Sendo que a Professora salienta a necessidade de não referir os juízos de
controlabilidade e evitabilidade à figura do homem médio – não é o Direito que
determina a evitabilidade e controlabilidade, antes tem, neste ponto, de aceitar as
estruturas sociais e conhecimentos científicos sobre o comportamento humano. Isto,
porque apenas os comportamentos livres e responsáveis poderão ser qualificados como
típicos, ilícitos e culposos.

4. A professora salienta como funções que o conceito de ação deve desempenhar a


sistemática e a delimitativa
Sistemática: O conceito de ação é a base que estabelece a articulação entre os vários
elementos do conceito de crime.
Delimitativa: Permite destrinçar quais as ações que são ou não penalmente relevantes.

5. Tendo em conta tudo isto, estaremos perante um ato reflexo?
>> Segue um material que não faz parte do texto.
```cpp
bool build_tower_plan(TowerPlan& plan, int nlevels, const int* w, const int* h, const int* pitch, const std::vector<std::vector<ResizeTap>>& taps_x,
                      const std::vector<std::vector<ResizeTap>>& taps_y, size_t lds_limit) {
    plan = TowerPlan{};
    if (nlevels < 2) return false;
    const int ntx = kTowerTiles, nty = w[0] >= 2 * h[0] ? kTowerTiles / 2 : kTowerTiles;
    for (int l = 0; l < nlevels; l++)
        if (pitch[l] < ((w[l] + 3) & ~3)) return false;
    size_t lds[2] = {0, 0};
    for (int tyi = 0; tyi < kTowerTiles; tyi++)
        for (int l = nlevels - 1; l >= 0; l--) {
            int a = l ? tower_own_y(tyi, nty, h[l]) : 32767, b = l ? tower_own_y(tyi + 1, nty, h[l]) : -1;
            if (l + 1 < nlevels && plan.y[l + 1].need1[tyi] > plan.y[l + 1].need0[tyi]) {
                const auto& t = taps_y[l + 1];
                a = std::min<int>(a, t[plan.y[l + 1].need0[tyi]].i0);
                b = std::max<int>(b, t[std::min<int>(plan.y[l + 1].need1[tyi], h[l + 1]) - 1].i1 + 1);
            }
            if (b <= a) { a = 0; b = 0; }
            plan.y[l].need0[tyi] = (int16_t)a; plan.y[l].need1[tyi] = (int16_t)b;
        }
    for (int txi = 0; txi < kTowerTiles; txi++)
        for (int l = nlevels - 1; l >= 0; l--) {
            int a = l ? tower_own_x(txi, ntx, w[l]) : 32767, b = l ? tower_own_x(txi + 1, ntx, w[l]) : -1;
            if (l + 1 < nlevels && plan.x[l + 1].need1[txi] > plan.x[l + 1].need0[txi]) {
                const auto& t = taps_x[l + 1];
                a = std::min<int>(a, t[std::min<int>(plan.x[l + 1].need0[txi], w[l + 1] - 1)].i0);
                b = std::max<int>(b, (t[std::min<int>(plan.x[l + 1].need1[txi], w[l + 1]) - 1].i1 + 1));
            }
            if (b <= a) { a = 0; b = 0; }
            a &= ~3; b = (b + 3) & ~3;
            plan.x[l].need0[txi] = (int16_t)a; plan.x[l].need1[txi] = (int16_t)b;
        }
    for (int l = 0; l < nlevels; l++)
        for (int tyi = 0; tyi < nty; tyi++)
            for (int txi = 0; txi < ntx; txi++) {
                const size_t bytes = (size_t)(plan.x[l].need1[txi] - plan.x[l].need0[txi] + 8) * (plan.y[l].need1[tyi] - plan.y[l].need0[tyi]) + 16;
                lds[l & 1] = std::max(lds[l & 1], (bytes + 15) & ~size_t(15));
            }
    size_t n_taps = 0;
    for (int tyi = 0; tyi < nty; tyi++)
        for (int txi = 0; txi < ntx; txi++) {
            size_t t = 0;
            for (int l = 1; l < nlevels; l++) t += (size_t)(plan.x[l].need1[txi] - plan.x[l].need0[txi]) + ((plan.y[l].need1[tyi] - plan.y[l].need0[tyi] + 1) & ~1);
            n_taps = std::max(n_taps, t);
        }
    if (n_taps > 2048 || lds[0] + lds[1] + (n_taps + 8) * sizeof(ResizeTap) > lds_limit) return false;
    plan.ntx = ntx; plan.nty = nty;
    plan.lds_even = (int)lds[0]; plan.lds_odd = (int)lds[1]; plan.lds_taps = (int)((n_taps + 8) * sizeof(ResizeTap));
    return true;
}
bool launch_pyramid_tower(const PyramidView& pyr, const TowerPlan& plan, const ResizeTap* taps, const size_t* tap_x_off, const size_t* tap_y_off,
                          int n_images, hipStream_t s) {
    static const bool off = getenv("MSORB_PYR_TOWER") && atoi(getenv("MSORB_PYR_TOWER")) == 0;
    const LevelView& v0 = pyr.lv[0];
    if (off || plan.ntx <= 0 || (reinterpret_cast<uintptr_t>(v0.base) & 3) || (v0.pitch & 3) || (v0.img_stride & 3) || v0.pitch < ((v0.w + 3) & ~3) ||
        (reinterpret_cast<uintptr_t>(taps) & 31))
        return false;
    const size_t lds = (size_t)plan.lds_even + plan.lds_odd + plan.lds_taps;
    if ((long long)lds > dynamic_lds_room(reinterpret_cast<const void*>(pyr_tower_kernel))) return false;
    TowerTaps t{};
    for (int l = 1; l < pyr.nlevels; l++) { t.x[l] = taps + tap_x_off[l]; t.y[l] = taps + tap_y_off[l]; }
    hipLaunchKernelGGL(pyr_tower_kernel, dim3(plan.ntx, plan.nty, n_images), dim3(kTowerThreads), lds, s, pyr, plan, t);
    return true;
}
void launch_pyramid(const PyramidView& pyr, const ResizeTap* taps, const size_t* tap_x_off, const size_t* tap_y_off, int n_images,
                    hipStream_t s, const Semantics& sem) {
    for (int l = 1; l < pyr.nlevels; l++)
        launch_pyr_resize(pyr.lv[l - 1], pyr.lv[l], const_cast<uint8_t*>(pyr.lv[l].base), taps + tap_x_off[l], taps + tap_y_off[l], n_images, s,
                          sem.resize_single_stage);
}
void launch_fast_cells(const PyramidView& pyr, const CellDesc* cells, const FastThreadRec* ttab, int n_cells, int ini_th, int min_th,
                       int slots_per_image, Cand16* slots, int* cell_count, int n_images, bool small_cells, hipStream_t s) {
    bool aligned = true;
    for (int l = 0; l < pyr.nlevels; l++) {
        const LevelView& v = pyr.lv[l];
        aligned = aligned && (reinterpret_cast<uintptr_t>(v.base) & 3) == 0 && (v.pitch & 3) == 0 && (v.img_stride & 3) == 0;
    }
    const dim3 grid(n_cells, n_images);
    const uint32_t gx_magic = exact_div_magic((unsigned)n_cells, (unsigned long long)n_cells * (unsigned)n_images);
#define MSORB_FAST_LAUNCH(AL, GEO)                                                                                        \
    hipLaunchKernelGGL((fast_cells_kernel<AL, GEO>), grid, dim3(GEO::kThreads), 0, s, pyr, cells, ttab, ini_th, min_th, slots_per_image, slots, \
                       cell_count, n_cells, gx_magic)
    if (small_cells) { if (aligned) MSORB_FAST_LAUNCH(true, GeoSmall); else MSORB_FAST_LAUNCH(false, GeoSmall); }
    else { if (aligned) MSORB_FAST_LAUNCH(true, GeoLarge); else MSORB_FAST_LAUNCH(false, GeoLarge); }
#undef MSORB_FAST_LAUNCH
}
void launch_cand_compact(const CellDesc* cells, int n_cells, const int* level_cell_begin, int nlevels,
                         int slots_per_image, const Cand16* slots, const int* cell_count, int* cell_off,
                         int* level_count, int* img_total, int* img_base, Cand16* compact, int n_images,
                         hipStream_t s, bool packed, bool frame_form) {
    if (!packed && frame_form && n_images <= 4 && n_cells <= kFrameCompactCells) {
        hipLaunchKernelGGL(cand_compact_frame_kernel, dim3((n_cells + kGatherCells - 1) / kGatherCells, n_images), dim3(kGatherThreads), 0, s, cells, n_cells,
                           level_cell_begin, nlevels, slots_per_image, slots, cell_count, cell_off, level_count, img_total, img_base, compact);
        return;
    }
    hipLaunchKernelGGL(cand_scan_cells_kernel, dim3(n_images), dim3(256), 0, s, cell_count, n_cells, level_cell_begin,
                       nlevels, cell_off, level_count, img_total, img_base, packed ? 0 : slots_per_image);
    if (packed) hipLaunchKernelGGL(cand_scan_images_kernel, dim3(1), dim3(256), 0, s, img_total, n_images, img_base);
    hipLaunchKernelGGL(cand_gather_kernel, dim3((n_cells + kGatherCells - 1) / kGatherCells, n_images), dim3(kGatherThreads), 0, s, cells, n_cells, slots_per_image,
                       slots, cell_count, cell_off, img_base, compact);
}
static bool levels_aligned(const PyramidView& v) {
    bool aligned = true;
    for (int l = 0; l < v.nlevels; l++) {
        const LevelView& lv = v.lv[l];
        aligned = aligned && (reinterpret_cast<uintptr_t>(lv.base) & 3) == 0 && (lv.pitch & 3) == 0 && (lv.img_stride & 3) == 0;
    }
    return aligned;
}
static BlurPlan make_blur_plan(const PyramidView& src, int n_images, bool stream, int* total_out, int* max_h_out) {
    BlurPlan plan{};
    plan.nlevels = src.nlevels;
    const int rows = kGaussRows;
    int total = 0, max_h = 0;
    for (int l = 0; l < src.nlevels; l++) {
        const LevelView& v = src.lv[l];
        plan.block_begin[l] = total;
        const int main_groups = stream ? (v.w + 3) / 4 : (v.w >= 16 ? (v.w - 16) / 4 + 1 : 0);
        plan.bx_count[l] = stream ? max(1, (main_groups - 1 + kGaussLanesOut - 1) / kGaussLanesOut) : (v.w + 255) / 256;
        const int strips = (v.h + rows - 1) / rows;
        total += plan.bx_count[l] * ((strips + 3) / 4);
        max_h = max(max_h, v.h);
    }
    plan.block_begin[src.nlevels] = total;
    for (int l = 0; l < src.nlevels; l++)
        plan.bx_magic[l] = exact_div_magic((unsigned)plan.bx_count[l], (unsigned long long)(plan.block_begin[l + 1] - plan.block_begin[l]));
    for (int l = src.nlevels; l < kMaxLevels; l++) plan.bx_magic[l] = 0;
    plan.image_magic = exact_div_magic((unsigned)total, (unsigned long long)total * (unsigned)n_images + 8);
    *total_out = total;
    *max_h_out = max_h;
    return plan;
}
int launch_gauss7(const PyramidView& src, const PyramidView& dst, int n_images, hipStream_t s, const Semantics& sem) {
    const bool aligned = levels_aligned(src);
    const bool stream = aligned && sem.default_taps();
    GaussTaps T;
    for (int i = 0; i < 7; i++) T.k[i] = (uint32_t)sem.gauss_taps[i];
    int total = 0, max_h = 0;
    const BlurPlan plan = make_blur_plan(src, n_images, stream, &total, &max_h);
    if (stream) {
        const int all = total * n_images, per_xcd = (all + 7) / 8;
        hipLaunchKernelGGL(gauss7_stream_kernel<kGaussRows>, dim3(per_xcd * 8), dim3(256), 0, s, src, dst, plan, per_xcd, all);
    }
    else if (aligned) hipLaunchKernelGGL(gauss7_kernel<true>, dim3(total, n_images), dim3(256), 0, s, src, dst, plan, T);
    else hipLaunchKernelGGL(gauss7_kernel<false>, dim3(total, n_images), dim3(256), 0, s, src, dst, plan, T);
    if (!stream)
        hipLaunchKernelGGL(gauss7_edge_kernel, dim3((max_h + kEdgeRows - 1) / kEdgeRows, src.nlevels, n_images), dim3(64), 0, s, src, dst, T);
    return 0;
}
bool make_frame_blur_job(const PyramidView& src, const PyramidView& dst, int n_images, const Semantics& sem, FrameBlurJob* job) {
    if (!levels_aligned(src) || !sem.default_taps()) return false;
    int total = 0, max_h = 0;
    job->src = src; job->dst = dst;
    job->plan = make_blur_plan(src, n_images, true, &total, &max_h);
    job->blocks = total * n_images;
    return true;
}
bool launch_frame_fast_blur(const PyramidView& pyr, const PyramidView& blur, const CellDesc* cells, const FastThreadRec* ttab, int n_cells, int ini_th, int min_th,
                            int slots_per_image, Cand16* slots, int* cell_count, int n_images, bool small_cells, hipStream_t s,
                            const Semantics& sem) {
    if (!levels_aligned(pyr) || !sem.default_taps()) return false;
    int total = 0, max_h = 0;
// ... 29 lines not shown
```

Baseline: 495.9.

## Process runs of consecutive FAST cells per workgroup with prefetched descriptors

The FAST cell kernel now has each workgroup loop over up to four consecutive cells instead of one, so the grid shrinks by that factor. Per-thread table records and derived row/column state are reloaded only when the cell class changes, and the next cell descriptor is prefetched into scalar registers while the current cell is processed. This amortises launch, descriptor-load and setup cost across cells, at the price of fewer workgroups for the GPU to spread across CUs and serial work inside each one. The tile store is also rewritten to clamp spare rows instead of using a predicate.

```diff
diff --git a/ms-slam_amd/csrc/orb_kernels.hip b/ms-slam_amd/csrc/orb_kernels.hip
--- a/ms-slam_amd/csrc/orb_kernels.hip
+++ b/ms-slam_amd/csrc/orb_kernels.hip
@@ -291,7 +291,23 @@
     return before + incl - cnt;
 }
 
-template <bool ALIGNED, class GEO>
+struct __attribute__((may_alias)) CellWords { uint32_t w[sizeof(CellDesc) / 4]; };
+static_assert(sizeof(CellDesc) % 4 == 0 && alignof(CellDesc) >= 4, "CellDesc is read as dwords");
+__device__ __forceinline__ CellWords load_cell_words(const CellDesc* __restrict__ cells, int id) {
+    return *reinterpret_cast<const CellWords*>(cells + id);
+}
+__device__ __forceinline__ CellDesc cell_of_words(CellWords cw) {
+#pragma unroll
+    for (unsigned i = 0; i < sizeof(CellDesc) / 4; i++) asm("" : "+s"(cw.w[i]));
+    return __builtin_bit_cast(CellDesc, cw);
+}
+
+#ifndef MSORB_FAST_RUN
+#define MSORB_FAST_RUN 4
+#endif
+constexpr int kFastRun = MSORB_FAST_RUN;
+
+template <bool ALIGNED, class GEO, int C>
 __device__ __forceinline__ void fast_cells_body(const PyramidView& pyr, const CellDesc* __restrict__ cells, const FastThreadRec* __restrict__ ttab,
                                                          int ini_th, int min_th, int slots_per_image,
                                                          Cand16* __restrict__ slots, int* __restrict__ cell_count,
@@ -316,12 +332,35 @@
     unsigned wg = (lin & 7u) * chunk + (lin >> 3);
     if (total & 7u) wg = lin;
     const int img = gx_magic ? (int)__umulhi(wg, gx_magic) : (int)(wg / grid_x);
-    const int cell_id = (int)(wg - (unsigned)img * grid_x);
-    const CellDesc cd = cells[cell_id];
-    const LevelView lv = pyr.lv[cd.level];
+    const int cell_first = (int)(wg - (unsigned)img * grid_x) * C;
+    const int cell_end = min(cell_first + C, n_cells);
+    {
+        const int t = threadIdx.x;
+        if (t < 32) lut[t] = (uint16_t)((((t >> 1) & 3) << 7) + (t >> 3) + ((t & 1) << 15));
+    }
+
+    FastThreadRec tr{};
+    int nrows = 0;
+    uint32_t Hm = 0;
+    uint32_t colp_off = 0;
+    uint32_t baseA = 0;
+
+    CellDesc cd = cell_of_words(load_cell_words(cells, cell_first));
+    LevelView lv = pyr.lv[cd.level];
+    uint32_t cur_class = cd.tt_off;
+    if (ALIGNED) tr = ttab[cd.tt_off + threadIdx.x];
+    bool fresh = true;
+#pragma unroll 1
+    for (int cell_id = cell_first;;) {
+    int tid = threadIdx.x;
+    if (!ALIGNED) asm volatile("" : "+v"(tid));
+    const int lane = tid & 63, wave = tid >> 6;
+    const int sw = __builtin_amdgcn_readfirstlane(wave) * 8;
+    const bool more = C > 1 && cell_id + 1 < cell_end;
+    CellWords next_words = {};
+    if (ALIGNED && more) next_words = load_cell_words(cells, cell_id + 1);
     const int rw = cd.rw, rh = cd.rh;
     const int dh = rh - 6;
-    const int tid = threadIdx.x, lane = tid & 63, wave = tid >> 6;
     const int ga = cd.x0 & ~3;
     const int x_lo = cd.x0 + 3, x_hi = cd.x0 + rw - 3;
     const int gx0 = x_lo & ~3;
@@ -329,9 +368,14 @@
     const int c_lo = gx0 - ga;
     const uint32_t magic = cd.g_magic;
 
+    if (ALIGNED && cd.tt_off != cur_class) {
+        cur_class = cd.tt_off;
+        fresh = true;
+        tr = ttab[cd.tt_off + (uint32_t)tid];
+    }
+    if (!ALIGNED) fresh = true;
+
     const uint8_t* src = lv.base + (size_t)img * lv.img_stride + (size_t)cd.y0 * lv.pitch;
-    FastThreadRec tr{};
-    if (ALIGNED) tr = ttab[cd.tt_off + (uint32_t)tid];
     if (ALIGNED) {
         constexpr int kColLanes = P <= 64 ? 16 : 32;
         constexpr int kRowsPerPass = T / kColLanes;
@@ -345,11 +389,13 @@
 #pragma unroll
             for (int p = 0; p < kPasses; p++)
                 v[p] = *reinterpret_cast<const uint32_t*>(src + min(off0 + (uint32_t)(p * kRowsPerPass) * pitch, off_last));
+            static_assert(GEO::kTileRows - 1 >= GEO::kMaxDet + 6, "the tile's last row is spare");
             uint8_t* l0 = &tile[tr.lds_store];
 #pragma unroll
-            for (int p = 0; p < kPasses; p++)
-                if ((p + 1) * kRowsPerPass <= GEO::kTileRows || r0 + p * kRowsPerPass < GEO::kTileRows)
-                    *reinterpret_cast<uint32_t*>(l0 + p * kRowsPerPass * P) = v[p];
+            for (int p = 0; p < kPasses; p++) {
+                if ((p + 1) * kRowsPerPass <= GEO::kTileRows) *reinterpret_cast<uint32_t*>(l0 + p * kRowsPerPass * P) = v[p];
+                else *reinterpret_cast<uint32_t*>(l0 + min(p * kRowsPerPass, GEO::kTileRows - 1 - r0) * P) = v[p];
+            }
         }
     } else {
         const int off = cd.x0 - ga;
@@ -359,6 +405,39 @@
             tile[(int)__umul24((uint32_t)y, P) + off + x] = src[(size_t)(__umul24((uint32_t)y, (uint32_t)lv.pitch) + (uint32_t)(cd.x0 + x))];
         }
     }
+    const bool by_wave = (T == 128 ? cd.by_wave[0] : cd.by_wave[1]) != 0;
+    const int R = !by_wave ? (T == 128 ? cd.R128 : cd.R256) : (int)(((T == 128 ? cd.rw128 : cd.rw256) >> sw) & 255u);
+    if (fresh) {
+        fresh = false;
+        if (ALIGNED) {
+            nrows = (int)(tr.rows_tbase & 0xffffu);
+            Hm = tr.hm;
+            colp_off = tr.colp;
+            baseA = tr.rows_tbase >> 16;
+        } else {
+            int g_own, y_b;
+            if (!by_wave) {
+                const int strip = (int)(__umul24((uint32_t)tid, magic) >> 20);
+                g_own = tid - strip * G;
+                y_b = strip * R;
+            } else {
+                const int sl = (int)(__umul24((uint32_t)lane, magic) >> 20);
+                g_own = lane - sl * G;
+                const int y_w = (int)(((T == 128 ? cd.yw128 : cd.yw256) >> sw) & 255u);
+                y_b = sl < (int)cd.spw ? y_w + sl * R : dh;
+            }
+            nrows = min(max(dh - y_b, 0), R);
+            const int c_own = c_lo + 4 * g_own;
+            const int xg = ga + c_own;
+            const int vlo = min(max(x_lo - xg, 0), 4), vhi = min(max(x_hi - xg, 0), 4);
+            Hm = (0x80808080u << (8 * vlo)) & (uint32_t)(0x0080808080ull >> (8 * (4 - vhi)));
+            if (vlo >= 4) Hm = 0;
+            colp_off = __umul24((uint32_t)y_b, P) + (uint32_t)c_own;
+            baseA = (uint32_t)(((y_b + 3) << 7) | c_own);
+        }
+        tbase[tid] = (uint16_t)baseA;
+    }
+    __syncthreads();
     auto clear_planes = [&]() {
 #pragma unroll
         for (int k = 0; k < (kScoreBytes / 16 + T - 1) / T; k++)
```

Reação endógena que surge como efeito de uma solicitação exterior que nós não
controlamos e que provoca o mesmo efeito independentemente da pessoa
(característica da universalidade). Estes atos não podem sequer ser assimilados pela
vontade.

6. Estaremos perante um automatismo?


Nos automatismos, há uma supressão da consciência, a qual é, na verdade, desejada.
Como acontece quando conduzimos ou andamos, convém que o movimento seja
comandado por uma certa automaticidade. Tratam-se de tarefas em que a consciência
não é bem-vinda, porque faz o agente hesitar.
A ciência tem demonstrado, contudo, que a finalidade caracterizadora da ação não exige
uma consciência reflexiva e controladora de todo o processo comportamental. Os
automatismos são produto da experiência e aprendizagem, pelo que ainda poderá haver
uma ação final, na medida em que há um controlo possibilitado por essa mesma
experiência. Quando treinamos os automatismos, treinamos também a interrupção dos
mesmos.
Cabe ainda dizer que temos automatismos instintivos (reações a um fator exterior que
têm um cunho essencialmente reativo, muito embora não sejam marcadas pela
universalidade) e automatismos rotineiros (comportamentos determinados pela
experiência do agente). Os primeiros são mais suscetíveis de não serem considerados
ações (em cenários de concreta imprevisibilidade da ocorrência de um estímulo
exterior) do que os segundos. O automatismo previsível integra uma conduta voluntária.
Num patamar anterior ainda, salienta JAKOBS, tem de ser concretamente possível agir
para evitar o que sucedeu (ex.: haver tempo suficiente entre o momento do estímulo e
o da verificação do resultado para virar o volante).
Beatriz P. | 2019/20

7. Estaremos perante um caso de hipnose, sonambulismo ou efeito de certas


substâncias?
Nestes casos, há um domínio do corpo sobre a consciência.

Nota: Nomeadamente, no que diz respeito à ingestão de bebidas alcoólicas ou consumo


de estupefacientes, abre-se sempre a hipótese de aquele estado não ter causado uma
perturbação total do controlo sobre o corpo e a capacidade de reconhecimento dos
atos, pelo que não haverá discussão nesses casos.

No entanto, quando o agente tiver pretendido utilizar esse estado para praticar o
facto, esses factos já serão ações penalmente relevantes – doutrina das actiones liberae
in causa (ação livre na causa) – enquadrando-se na previsão do art. 20º/4 CP.

MFP → Acrescenta ainda que também são ações penalmente relevantes os atos
praticados inconscientemente, quando, não obstante o agente não se ter colocado
intencionalmente naquele estado para praticar esse facto, fosse previsível que isso
sucederia.
Do 20º/4, contudo, parece que esses comportamentos não poderão mais tarde ser
imputados ao agente, devendo este ser punido pelo ato de autocolocação em estado
de embriaguez, conforme o artigo 295º CP.